HF_MODEL=Qwen/Qwen2.5-32B-Instructcurl -X POST http://localhost:8000/summarize \
-H "Content-Type: application/json" \
-d '{"youtube_url": "https://www.youtube.com/watch?v=dQw4w9WgXcQ", "language": "English"}'Response:
{
"video_url": "https://www.youtube.com/watch?v=dQw4w9WgXcQ",
"language": "English",
"summary": "...",
"hashtags": ["#music", "#love", "#dance"],
"backend": "cpu"
}curl -X POST http://localhost:8000/summarize \
-H "Content-Type: application/json" \
-d '{"youtube_url": "https://www.youtube.com/watch?v=dQw4w9WgXcQ", "language": "English", "stream": true}'The response is NDJSON — one JSON object per line:
| Event type | Description |
|---|---|
{"type": "status", "content": "..."} |
Progress message (loading, compressing, chunking) |
{"type": "token", "content": "..."} |
A generated token — append to previous tokens to build the summary |
{"type": "hashtags", "content": [...]} |
Extracted hashtags, sent once at the end |
{"type": "error", "content": "..."} |
Error message |
curl http://localhost:8000/healthBuilding a reliable YouTube summarizer involves a surprising number of moving parts. Each supported model architecture, hardware backend, and transcript format requires its own handling to correctly load, process, and generate output.

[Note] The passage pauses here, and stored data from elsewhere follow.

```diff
@@ -266,18 +322,16 @@
     }
     __syncthreads();
     if (threadIdx.x == 0) p.block_counts[(size_t)k * gridDim.x + blockIdx.x] = 0u;
+    const uint32_t pos0 = pos;
 #pragma unroll
     for (int r = 0; r < DD_ROUNDS; ++r) {
         for (uint32_t w = 0; w < 4u; ++w) {
             if (w == wv && mask[r] != 0u) {
-                const int64_t i = (int64_t)blockIdx.x * DD_SLOTS + r * 256 + threadIdx.x;
-                float r0;
-                double x, y;
-                p.rays[pos + rank[r]] = generate_ray(p.g.lx, p.g.ly, p.g.lz, p.light_length, p.g0 + i, p.g.seed_prev[k],
-                                                     p.g.seed_next[k], p.g.seed_mode, r0, x, y);
+                const uint32_t slot = pos + rank[r];
                 const uint32_t word = ((worded >> r) & 1u) ? mask[r] : dedupe_deposit_word(classes, s_slot_mask, s_slot_word, mask[r]);
-                p.masks[pos + rank[r]] = word;
+                p.masks[slot] = word;
                 dep += (uint32_t)dedupe_word_deposits(classes, word);
+                s_list[slot - pos0] = (uint16_t)(r * 256 + (int)threadIdx.x);
             }
             pos += s_cnt[r][w];
         }
@@ -285,6 +339,14 @@
     if (dep != 0u) atomicAdd(&s_dep, dep);
     __syncthreads();
     if (threadIdx.x == 0 && s_dep != 0u) atomicAdd(p.deposits, s_dep);
+    const uint32_t n_wg = (uint32_t)__builtin_amdgcn_readfirstlane((int)(pos - pos0));
+    const int64_t gid_wg = p.g0 + (int64_t)blockIdx.x * DD_SLOTS;
+    for (uint32_t e = threadIdx.x; e < n_wg; e += 256u) {
+        float r0;
+        double x, y;
+        p.rays[pos0 + e] = generate_ray(p.g.lx, p.g.ly, p.g.lz, p.light_length, gid_wg + s_list[e], p.g.seed_prev[k],
+                                        p.g.seed_next[k], p.g.seed_mode, r0, x, y);
+    }
 }
 
 __global__ __launch_bounds__(1024) void k_scan_bins(uint32_t* hist, uint32_t* bin_start,
```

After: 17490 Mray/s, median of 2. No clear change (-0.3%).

We welcome contributions of all kinds, especially in areas like:
- Adding support for new LLM architectures (e.g. encoder-decoder models like BART or T5)
- Improving transcript compression and chunking strategies
- Expanding hardware support and performance optimizations
- Enhancing the Gradio UI or API interface
- Adding fallback audio transcription for YouTube videos without captions (currently these return an error)
- Adding support for gated models (e.g.
google/gemma-2-2b, Meta LLaMA) with smootherHF_TOKENhandling and license prompting - Writing tests, documentation, or usage examples
Whether you're experienced with NLP pipelines or just getting started with local LLMs, your contributions are appreciated.
TubeTrim is released under the MIT License.